@@ -241,6 +242,7 @@
   out->gi_march = o.gi_march; out->gi_cert = o.gi_cert; out->gi_interleave = o.gi_interleave;
   out->gi_tile_log2w = o.gi_tile_log2w; out->gi_zero_rays = o.gi_zero_rays; out->spec_max8 = o.spec_max8;
   out->spec_max16 = o.spec_max16; out->shade_lds_floats = o.shade_lds_floats; out->shade_bwd_blocks = o.shade_bwd_blocks;
+  out->shade_bwd_rows = o.shade_bwd_rows;
   return 0;
 }
 int gigs_ctx_set_options(gigs_ctx* ctx, const gigs_options* in) {
@@ -259,6 +261,7 @@
   o.gi_march = in->gi_march; o.gi_cert = in->gi_cert != 0; o.gi_interleave = in->gi_interleave != 0;
   o.gi_tile_log2w = in->gi_tile_log2w; o.gi_zero_rays = in->gi_zero_rays != 0; o.spec_max8 = in->spec_max8;
   o.spec_max16 = in->spec_max16; o.shade_lds_floats = in->shade_lds_floats; o.shade_bwd_blocks = in->shade_bwd_blocks;
+  o.shade_bwd_rows = in->shade_bwd_rows != 0;
   return 0;
 }
 int gigs_ctx_set_reuse_binning(gigs_ctx* ctx, int on) {
diff --git a/gi-gs_amd/csrc/gigs_common.h b/gi-gs_amd/csrc/gigs_common.h
--- a/gi-gs_amd/csrc/gigs_common.h
+++ b/gi-gs_amd/csrc/gigs_common.h
@@ -207,6 +207,7 @@
   int spec_max8, spec_max16;
   int shade_lds_floats;
   int shade_bwd_blocks;
+  int shade_bwd_rows;
 };
 struct Ctx {
   Options opt;
diff --git a/gi-gs_amd/csrc/pbr.hip b/gi-gs_amd/csrc/pbr.hip
--- a/gi-gs_amd/csrc/pbr.hip
+++ b/gi-gs_amd/csrc/pbr.hip
@@ -948,15 +948,61 @@
   if (lane == 63) { d_tex[3 * (size_t)t] = c0; d_tex[3 * (size_t)t + 1] = c1; d_tex[3 * (size_t)t + 2] = c2; }
 }
 
+constexpr int kWaveDedupRounds = 24;
+__device__ __forceinline__ void wave_dedup_add(float* const (&d_spec)[8], int (&key)[8], const float (&v)[8][3]) {
+  const int lane = threadIdx.x & 63;
+  for (int round = 0; round < kWaveDedupRounds; round++) {
+    int first = -1;
+#pragma unroll
+    for (int k = 7; k >= 0; k--) first = key[k] >= 0 ? key[k] : first;
+    const unsigned long long pend = __builtin_amdgcn_ballot_w64(first >= 0);
+    if (pend == 0ull) return;
+    const int K = __builtin_amdgcn_readlane(first, (int)__builtin_ctzll(pend));
+    float s0 = 0.0f, s1 = 0.0f, s2 = 0.0f;
+#pragma unroll
+    for (int k = 0; k < 8; k++) {
+      const bool m = key[k] == K;
+      s0 += m ? v[k][0] : 0.0f;
+      s1 += m ? v[k][1] : 0.0f;
+      s2 += m ? v[k][2] : 0.0f;
+      key[k] = m ? -1 : key[k];
+    }
+    s0 = wave_sum63(s0); s1 = wave_sum63(s1); s2 = wave_sum63(s2);
+    const float c0 = __int_as_float(__builtin_amdgcn_readlane(__float_as_int(s0), 63));
+    const float c1 = __int_as_float(__builtin_amdgcn_readlane(__float_as_int(s1), 63));
+    const float c2 = __int_as_float(__builtin_amdgcn_readlane(__float_as_int(s2), 63));
+    const float s = lane == 0 ? c0 : (lane == 1 ? c1 : c2);
+    if (lane < 3 && s != 0.0f) atomicAdd(d_spec[K >> 24] + 3 * (size_t)(K & 0xffffff) + lane, s);
+  }
+#pragma unroll
+  for (int k = 0; k < 8; k++) {
+    if (__builtin_amdgcn_ballot_w64(key[k] >= 0) == 0ull) continue;
+    float* t = key[k] >= 0 ? d_spec[key[k] >> 24] + 3 * (size_t)(key[k] & 0xffffff) : nullptr;
+    run_add3<false>(t, key[k], v[k][0], v[k][1], v[k][2]);
+  }
+}
+
+template <bool kTiles>
 __global__ void __launch_bounds__(kShadeBwdBlock)
 shade_bwd_kernel(ShadeArgs A) {
   extern __shared__ __align__(16) float s_lds[];
   for (int i = threadIdx.x; i < A.lds_total; i += kShadeBwdBlock) s_lds[i] = 0.0f;
   __syncthreads();
-  const int n_chunks = (A.H * A.W + kShadeBwdBlock - 1) / kShadeBwdBlock;
+  const int tiles_x = (A.W + 31) / 32;
+  const int n_chunks = kTiles ? tiles_x * ((A.H + 31) / 32) : (A.H * A.W + kShadeBwdBlock - 1) / kShadeBwdBlock;
   for (int chunk = blockIdx.x; chunk < n_chunks; chunk += gridDim.x) {
-  const int pg = chunk * kShadeBwdBlock + threadIdx.x;
-  const bool live = pg < A.H * A.W;
+  int pg;
+  bool live;
+  if (kTiles) {
+    const int wv = threadIdx.x >> 6, ln = threadIdx.x & 63;
+    const int x = (chunk % tiles_x) * 32 + (wv & 3) * 8 + (ln & 7);
+    const int y = (chunk / tiles_x) * 32 + (wv >> 2) * 8 + (ln >> 3);
+    live = x < A.W && y < A.H;
+    pg = y * A.W + x;
+  } else {
+    pg = chunk * kShadeBwdBlock + threadIdx.x;
+    live = pg < A.H * A.W;
+  }
   const int p = live ? pg : 0;
   ShadePix q;
   shade_pixel(A, p, q);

§

[Task requirements]: Scan the records above, then copy out each line that mentions "kTiles".

[Task result]:
+template <bool kTiles>
+  const int n_chunks = kTiles ? tiles_x * ((A.H + 31) / 32) : (A.H * A.W + kShadeBwdBlock - 1) / kShadeBwdBlock;
+  if (kTiles) {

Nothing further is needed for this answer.